What the work is, when it works, is quieter and harder to name. It is helping connect the dots. It is noticing the part that is missing, the one thing nobody has thought to look at, and saying so. It is bringing perspective, the kind that comes from having sat with a great many families and learned what tends to matter and what tends to pass. It is reassurance, which is not a small thing. And often, most of all, it is simplification. Parents in difficulty tend to zoom in, closer and closer, until a single feed or a single bad night fills the entire frame. Part of what I do is help them zoom back out: to see the whole situation again, the child and the family and the circumstances taken together, and from there to work out how to build something more liveable and sustainable.
It is never a single fix, handed over once and finished. It is a process of trying something, watching, and readjusting. We take your situation and your child as a whole, we look at the shape of it, and we shape it together, slowly, into something that works better than it did.
On telling parents what to do
When I say my work is not about telling parents what to do, I mean something specific: it is not how I see the work. I do not arrive with a method and a list of moves already in my head. I try, as hard as I can, to stay away from those shortcuts, because the moment I have decided in advance what the answer is, I have stopped looking at the child and the parents in front of me. The job is the looking. Find the missing piece, if there is one. Remove the confusion, if there is some. That is nearly all of it.
I do give direction. When a parent asks what to do now, I answer. Let it pass. Hold them. It is alright to put them down. Sometimes what I say is not even the long-term answer; it is what makes sense in this particular moment, with everyone at the end of their rope, or a first step toward something different later on.
So I am not against direction. The distinction I care about is this: a good direction is not a prescription, it is a reading. When I say it is alright to put a baby down, I have looked at this particular baby in this particular moment, and that is what I see. The instruction is only the surface; underneath it is an act of attention. It is the difference between a diagnosis and a protocol. A good doctor tells you what to do, but only after she has listened and looked and thought. The telling is the end of the attention, not a substitute for it. A protocol can be written down in advance and handed to anyone. A reading cannot exist before the child does.

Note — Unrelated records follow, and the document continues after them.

extern "C" int cumf_plan_create(cumf_plan_t** out, const void* rowptr_host, int rowptr_is_64, long rows,
                                long row_begin, long row_end, int f, int chunk) {
  if (!out || !rowptr_host || rows < 0 || row_begin < 0 || row_end > rows || row_begin > row_end) {
    fprintf(stderr, "cumf_plan_create: invalid arguments\n");
    return (int)hipErrorInvalidValue;
  }
  if (f <= 0 || f > kMaxFAny || (f % 2) != 0) {
    fprintf(stderr, "cumf_plan_create: f = %d unsupported (need even f <= %d)\n", f, kMaxFAny);
    return (int)hipErrorInvalidValue;
  }
  auto rp = [&](long i) -> long long {
    return rowptr_is_64 ? static_cast<const long long*>(rowptr_host)[i]
                        : static_cast<long long>(static_cast<const int*>(rowptr_host)[i]);
  };
  if (chunk <= 0) chunk = default_chunk(f, rp(rows) - rp(0));
  if (f > kMaxF) {
    long long longest = 0;
    for (long u = row_begin; u < row_end; ++u) longest = std::max(longest, rp(u + 1) - rp(u));
    chunk = (int)std::min<long long>(0x7fffffe0LL, std::max<long long>(longest, kStage));
    chunk = ((chunk + kStage - 1) / kStage) * kStage;
  }
  chunk = std::max(kStage, (chunk / kStage) * kStage);

  std::vector<int> item_row, item_len, item_slot, item_rowlen;
  std::vector<long long> item_begin;
  std::vector<int> mrow_row, mrow_slot0, mrow_nslots, mrow_rowlen;
  {
    const size_t guess = (size_t)(row_end - row_begin) + (size_t)((rp(row_end) - rp(row_begin)) / chunk) + 16;
    item_row.reserve(guess), item_len.reserve(guess), item_slot.reserve(guess), item_rowlen.reserve(guess);
    item_begin.reserve(guess);
  }
  long n_slots = 0;
  for (long u = row_begin; u < row_end; ++u) {
    const long long s = rp(u), e = rp(u + 1);
    const long long len = e - s;
    if (len < 0 || len > 0x7fffffffLL) {
      fprintf(stderr, "cumf_plan_create: row %ld has invalid length %lld\n", u, len);
      return (int)hipErrorInvalidValue;
    }
    if (len <= chunk) {
      item_row.push_back((int)u);
      item_begin.push_back(s);
      item_len.push_back((int)len);
      item_slot.push_back(-1);
      item_rowlen.push_back((int)len);
    } else {
      const int nchunks = len == 0 ? 1 : (int)((len + chunk - 1) / chunk);
      mrow_row.push_back((int)u);
      mrow_slot0.push_back((int)n_slots);
      mrow_nslots.push_back(nchunks);
      mrow_rowlen.push_back((int)len);
      for (int c = 0; c < nchunks; ++c) {
        const long long b = s + (long long)c * chunk;
        item_row.push_back((int)u);
        item_begin.push_back(b);
        item_len.push_back((int)std::max<long long>(0, std::min<long long>(chunk, e - b)));
        item_slot.push_back((int)(n_slots + c));
        item_rowlen.push_back((int)len);
      }
      n_slots += nchunks;
    }
  }
  const size_t n_it = item_row.size();
  std::vector<long> order(n_it);
  static const int order_mode = getenv("CUMF_ALS_ORDER") ? atoi(getenv("CUMF_ALS_ORDER")) : 0;
  long n_short = 0;
  if (order_mode == 0) {
    auto bucket = [&](size_t i) -> size_t {
      const bool is_short = item_slot[i] < 0 && item_len[i] <= kShortRow;
      return is_short ? (size_t)chunk + 1 + (size_t)(kShortRow - item_len[i]) : (size_t)(chunk - item_len[i]);
    };
    std::vector<long> start((size_t)chunk + kShortRow + 3, 0);
    for (size_t i = 0; i < n_it; ++i) {
      ++start[bucket(i) + 1];
      n_short += item_slot[i] < 0 && item_len[i] <= kShortRow;
    }
    for (size_t k = 1; k < start.size(); ++k) start[k] += start[k - 1];
    for (size_t i = 0; i < n_it; ++i) order[(size_t)start[bucket(i)]++] = (long)i;
  } else {
    std::iota(order.begin(), order.end(), 0L);
  }

  cumf_plan* p = new cumf_plan();
  p->rows = rows;
  p->row_begin = row_begin;
  p->row_end = row_end;
  p->f = f;
  p->nb = nb_for_f(f);
  p->chunk = chunk;
  p->plan_nnz = rp(row_end) - rp(row_begin);
  p->n_items = (long)n_it;
  p->n_short = n_short;
  p->n_slots = n_slots;
  p->n_mrows = (long)mrow_row.size();
  for (size_t i = 0; i < n_it; ++i) {
    if (item_slot[i] >= 0) {
      ++p->n_citems;
      p->chunk_nnz += item_len[i];
    }
  }
  p->n_witems = p->n_items - p->n_citems;
  *out = nullptr;

  const size_t ni = n_it, nm = mrow_row.size(), nc = (size_t)p->n_citems, nw = (size_t)p->n_witems;
  size_t off = 0;
  auto piece = [&](size_t count, size_t elem) {
    const size_t at = off;
    off += (count * elem + 255) & ~(size_t)255;
    return at;
  };
  const size_t o_item_row = piece(ni, 4), o_item_begin = piece(ni, 8), o_item_len = piece(ni, 4), o_item_slot = piece(ni, 4),
               o_item_rowlen = piece(ni, 4), o_mrow_row = piece(nm, 4), o_mrow_slot0 = piece(nm, 4),
               o_mrow_nslots = piece(nm, 4), o_mrow_rowlen = piece(nm, 4), o_c_row = piece(nc, 4), o_c_begin = piece(nc, 8),
               o_c_len = piece(nc, 4), o_c_slot = piece(nc, 4), o_c_rowlen = piece(nc, 4), o_w_row = piece(nw, 4),
               o_w_begin = piece(nw, 8), o_w_len = piece(nw, 4), o_w_rowlen = piece(nw, 4);
  std::vector<char> host(off ? off : 256);
  auto ints = [&](size_t o) { return reinterpret_cast<int*>(host.data() + o); };
  auto longs = [&](size_t o) { return reinterpret_cast<long long*>(host.data() + o); };
  {
    size_t ic = 0, iw = 0;
    for (size_t k = 0; k < ni; ++k) {
      const size_t i = (size_t)order[k];
      ints(o_item_row)[k] = item_row[i];
      longs(o_item_begin)[k] = item_begin[i];
      ints(o_item_len)[k] = item_len[i];
// ... 37 lines not shown
  auto dlongs = [&](size_t o, size_t count) { return count ? reinterpret_cast<long long*>(p->d_block + o) : nullptr; };
  p->d_item_row = dints(o_item_row, ni), p->d_item_begin = dlongs(o_item_begin, ni), p->d_item_len = dints(o_item_len, ni);
  p->d_item_slot = dints(o_item_slot, ni), p->d_item_rowlen = dints(o_item_rowlen, ni);
  p->d_mrow_row = dints(o_mrow_row, nm), p->d_mrow_slot0 = dints(o_mrow_slot0, nm);
  p->d_mrow_nslots = dints(o_mrow_nslots, nm), p->d_mrow_rowlen = dints(o_mrow_rowlen, nm);
  p->d_c_row = dints(o_c_row, nc), p->d_c_begin = dlongs(o_c_begin, nc), p->d_c_len = dints(o_c_len, nc);
  p->d_c_slot = dints(o_c_slot, nc), p->d_c_rowlen = dints(o_c_rowlen, nc);
  p->d_w_row = dints(o_w_row, nw), p->d_w_begin = dlongs(o_w_begin, nw), p->d_w_len = dints(o_w_len, nw);
  p->d_w_rowlen = dints(o_w_rowlen, nw);
  if (n_slots > 0) {
    const size_t tiles = (size_t)p->nb * (p->nb + 1) / 2;
    PLAN_CHECK(hipMalloc(reinterpret_cast<void**>(&p->d_part), (size_t)n_slots * tiles * 256 * sizeof(float)));
  }
#undef PLAN_CHECK
  *out = p;
  return 0;
}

A word I am keeping, for now
So this is my case against consulting. It promises a right answer in a domain that has none, and it dresses a relationship up as a transaction. I believe that case. I also believe it does not matter quite as much as it seems to.
Because the word is the door, not the room. Consultant is what a tired parent can actually find, and finding me is only the beginning. Everything that matters happens afterward, in the relationship, where I get to gently undo the very promise the word made. I get to show that parenting is not an exact science and was never going to be, and that this is not a failure but the actual nature of the thing. What I have instead is a frame: a way of helping you see your own child, and your own situation, with a little more clarity than you could find alone.
Maybe one day there will be a better word for that. I have not yet found a name for the thing that sits between the expert and the friend, between the manual and the village we no longer have.
Until we find it, I will keep the imperfect word, and quietly mean something better by it.